Your objective
Only the lines holding "preB" are wanted here; copy each from the listing.
○ ○ ○ ○
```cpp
extern "C" int lt_scene_render_batch_dev(int n_scans, lt_scene* const* scenes, lt_rayset* const* raysets,
                                         const float* origins, float* const* endpoints, int* const* endcolors,
                                         float* const* range, float* const* endrem, int* const* tri, unsigned flags,
                                         void* stream_) {
  if (n_scans < 0 || n_scans > LT_SC_MAX_BATCH || (n_scans > 0 && (!scenes || !raysets || !origins))) {
    lt_set_error("lt_scene_render_batch_dev: invalid argument (n_scans=%d, at most %d per call)", n_scans,
                 LT_SC_MAX_BATCH);
    return LT_ERR_INVALID_ARG;
  }
  if (flags & LT_TRACE_COUNT) {
    lt_set_error("lt_scene_render_batch_dev: LT_TRACE_COUNT is a single-scan diagnostic (lt_scene_render_dev)");
    return LT_ERR_INVALID_ARG;
  }
  if (n_scans == 0) return LT_OK;
  hipStream_t stream = (hipStream_t)stream_;
  sc_item it[LT_SC_MAX_BATCH];
  lt_scene* probe = nullptr;
  for (int i = 0; i < n_scans; ++i) {
    if (!scenes[i] || !raysets[i] || scenes[i]->device != raysets[i]->device ||
        scenes[i]->device != scenes[0]->device) {
      lt_set_error("lt_scene_render_batch_dev: scan %d: NULL scene / rayset, or not all on one device", i);
      return LT_ERR_INVALID_ARG;
    }
    for (int k = 0; k < i; ++k)
      if (scenes[k] == scenes[i]) {
        lt_set_error("lt_scene_render_batch_dev: scans %d and %d are the same scene (a scene renders one scan at a time)", k, i);
        return LT_ERR_INVALID_ARG;
      }
    it[i] = {scenes[i], raysets[i], origins + 3 * i, endpoints ? endpoints[i] : nullptr,
             endcolors ? endcolors[i] : nullptr, range ? range[i] : nullptr, endrem ? endrem[i] : nullptr,
             tri ? tri[i] : nullptr};
    scenes[i]->last_stream = stream;
    scenes[i]->stats.n_rays = raysets[i]->n_rays;
    scenes[i]->stats.n_faces = scenes[i]->n_faces;
    if (!probe && scenes[i]->probe[0]) probe = scenes[i];
  }
  LT_HIP(hipSetDevice(scenes[0]->device));
  return sc_launch_batch(it, n_scans, flags, stream, false, probe ? probe : scenes[0]);
}

extern "C" int lt_debug_scatter_queues(lt_scene* s, int* out2) {
  if (!s || !out2) return LT_ERR_INVALID_ARG;
  LT_HIP(hipSetDevice(s->device));
  LT_HIP(hipDeviceSynchronize());
  unsigned long long c = 0;
  LT_HIP(hipMemcpy(&c, s->counters + 3, sizeof(c), hipMemcpyDeviceToHost));
  out2[0] = (int)(c & 0xFFFFFFFFull);
  out2[1] = (int)(c >> 32);
  return LT_OK;
}
extern "C" int lt_debug_scatter_large(lt_scene* s, int* out, int n) {
  if (!s || !out || n < 0 || n > s->sc_cap_queue) return LT_ERR_INVALID_ARG;
  LT_HIP(hipSetDevice(s->device));
  LT_HIP(hipDeviceSynchronize());
  LT_HIP(hipMemcpy(out, s->sc_large, (size_t)n * sizeof(int), hipMemcpyDeviceToHost));
  return LT_OK;
}
extern "C" int lt_debug_rayset_params(lt_rayset* r, int* nb, float* p) {
  if (!r || !nb || !p) return LT_ERR_INVALID_ARG;
  const rs_params& P = r->prm_host;
  nb[0] = P.nb_az; nb[1] = P.nb_el;
  p[0] = P.az_scale; p[1] = P.az_off; p[2] = P.el_lo; p[3] = P.el_scale; p[4] = P.dev_az; p[5] = P.dev_el;
  return LT_OK;
}
```

Baseline: 11680 Mrays/s.

## Spill scatter tile setup to global memory so rest slices skip recomputation

When a triangle tile overflows the per-block capacity and is split into slices, the first kernel now copies its computed LDS setup state (queues and prefix sums) into a global spill slot. The slot index is packed into the slice descriptor. Rest-stage blocks then reload that state straight into LDS with global_load_lds instead of rerunning sc_setup and the prefix scan for every slice. This costs extra global writes and reads per large tile and a bounded pool of spill slots, with a fallback to recomputation when the pool runs out.

```diff
diff --git a/lidar_transfer_amd/csrc/lt_api.hip b/lidar_transfer_amd/csrc/lt_api.hip
--- a/lidar_transfer_amd/csrc/lt_api.hip
+++ b/lidar_transfer_amd/csrc/lt_api.hip
@@ -153,6 +153,7 @@
   if (s->sc_large) (void)hipFree(s->sc_large);
   if (s->sc_slices) (void)hipFree(s->sc_slices);
   if (s->sc_large_count) (void)hipFree(s->sc_large_count);
+  if (s->sc_spill) (void)hipFree(s->sc_spill);
   for (int k = 0; k < s->have_events; ++k) (void)hipEventDestroy(s->ev[k]);
   free(s);
   return LT_OK;
diff --git a/lidar_transfer_amd/csrc/lt_internal.h b/lidar_transfer_amd/csrc/lt_internal.h
--- a/lidar_transfer_amd/csrc/lt_internal.h
+++ b/lidar_transfer_amd/csrc/lt_internal.h
@@ -83,7 +83,8 @@
   int* sc_large;
   int2* sc_slices;
   int* sc_large_count;
-  int sc_cap_cells, sc_cap_queue;
+  float4* sc_spill;
+  int sc_cap_cells, sc_cap_queue, sc_spill_slots;
   int built;
   int sorted_buf;
   hipStream_t last_stream;
diff --git a/lidar_transfer_amd/csrc/lt_scatter.hip b/lidar_transfer_amd/csrc/lt_scatter.hip
--- a/lidar_transfer_amd/csrc/lt_scatter.hip
+++ b/lidar_transfer_amd/csrc/lt_scatter.hip
@@ -1,5 +1,6 @@
 #include "lt_internal.h"
 #include <math.h>
+#include <stddef.h>
 #include <type_traits>
 #include <stdlib.h>
 #include <string.h>
@@ -379,7 +380,20 @@
   unsigned pre[513];
   unsigned wsum[4];
   int kept;
+  int slot;
 };
+static_assert(sizeof(sc_shared) <= 20480, "sc_shared: 20 KB of LDS = 8 workgroups per CU");
+
+#define LT_SC_SPILL_VEC ((int)((offsetof(sc_shared, pre) + 513 * sizeof(unsigned) + 15) / 16))
+#define LT_SC_SPILL_PER_LANE ((LT_SC_SPILL_VEC + 255) / 256)
+#define LT_SC_SPILL_SLOTS 64
+#define LT_SC_SPILL_SLOTS_MAX 4096
+static_assert(offsetof(sc_shared, q0) == 0 && offsetof(sc_shared, q1) == sizeof(float4) * LT_SC_T &&
+              offsetof(sc_shared, q2) == 2 * sizeof(float4) * LT_SC_T &&
+              offsetof(sc_shared, pre) == 2 * sizeof(float4) * LT_SC_T + sizeof(float2) * LT_SC_T,
+              "the spilled arrays are the contiguous head of sc_shared");
+static_assert((size_t)LT_SC_SPILL_VEC * 16 <= sizeof(sc_shared), "a spill unit stays inside sc_shared");
+static_assert((size_t)LT_SC_T * LT_SC_BIG <= (1u << 18), "first candidate of a slice: 18 bits");
 
 struct sc_one { int cnt; unsigned a0; };
 
@@ -585,7 +599,7 @@
 struct sc_job {
   const float* verts; const int* faces; const int* colors; const float* rem;
   rs_params P; const float4* grid; const float4* sdirs; const float4* dirs;
-  unsigned long long* cell; int* large; int* large_count; int2* slices;
+  unsigned long long* cell; int* large; int* large_count; int2* slices; float4* spill;
   unsigned* flags; unsigned long long* counters;
   float* endpoints; int* endcolors; float* range; float* endrem; int* tri;
   float ox, oy, oz;
@@ -597,6 +611,7 @@
   int tris_blocks, resolve_blocks;
   int cap;
   int rest_blocks;
+  int spill_slots;
   int tris_block0[LT_SC_MAX_BATCH];
   int resolve_block0[LT_SC_MAX_BATCH];
   sc_job job[LT_SC_MAX_BATCH];
@@ -625,27 +640,43 @@
   int total, preA, preB;
   sc_prefix(S, rA, rB, preA, preB, total);
   if (total < B.cap) {
-    if (tid == 255) S.kept = total;
+    if (tid == 255) { S.kept = total; S.slot = -1; }
   } else {
     const bool crossA = preA < B.cap && preA + rA.cnt >= B.cap;
     const bool crossB = LT_SC_T2 > 0 && tid < LT_SC_T2 && preB < B.cap && preB + rB.cnt >= B.cap;
     if (crossA || crossB) {
       int kept = crossA ? preA + rA.cnt : preB + rB.cnt;
+      int slot = -1;
       const int n_sl = (total - kept + LT_SC_SLICE - 1) / LT_SC_SLICE;
       if (n_sl > 0) {
         const int base = atomicAdd(&J.large_count[1], n_sl);
         if (base + n_sl <= J.cap_slices) {
-          for (int k = 0; k < n_sl; ++k) J.slices[base + k] = make_int2(lb, kept + k * LT_SC_SLICE);
+          if (B.spill_slots > 0) {
+            slot = atomicAdd(&J.large_count[2], 1);
+            if (slot >= B.spill_slots) slot = -1;
+          }
+          for (int k = 0; k < n_sl; ++k) J.slices[base + k] = make_int2(lb, (kept + k * LT_SC_SLICE) | ((slot + 1) << 18));
         } else {
           atomicSub(&J.large_count[1], n_sl);
           kept = total;
         }
       }
       S.kept = kept;
+      S.slot = slot;
     }
   }
   __syncthreads();
   const int kept = S.kept;
+  const int slot = S.slot;
+  if (slot >= 0) {
+    const float4* src = (const float4*)&S;
+    float4* dst = J.spill + (size_t)slot * LT_SC_SPILL_VEC;
+#pragma unroll
+    for (int k = 0; k < LT_SC_SPILL_PER_LANE; ++k) {
+      const int i = tid + 256 * k;
+      if (i < LT_SC_SPILL_VEC) dst[i] = src[i];
+    }
+  }
   unsigned n_tests = 0, n_cand = 0;
   sc_round_robin<COUNT, WIDE, 256, (LT_SC_T > 256 ? 512 : 256), LT_SC_PB>(S.pre, S.q0, S.q1, S.q2, P, J.grid, J.sdirs, J.cell,
                                                                           first, 0, kept, tid, ox, oy, oz, n_tests, n_cand);
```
○ ○ ○ ○
Solution for this problem
   int total, preA, preB;
   sc_prefix(S, rA, rB, preA, preB, total);
     const bool crossB = LT_SC_T2 > 0 && tid < LT_SC_T2 && preB < B.cap && preB + rB.cnt >= B.cap;
       int kept = crossA ? preA + rA.cnt : preB + rB.cnt;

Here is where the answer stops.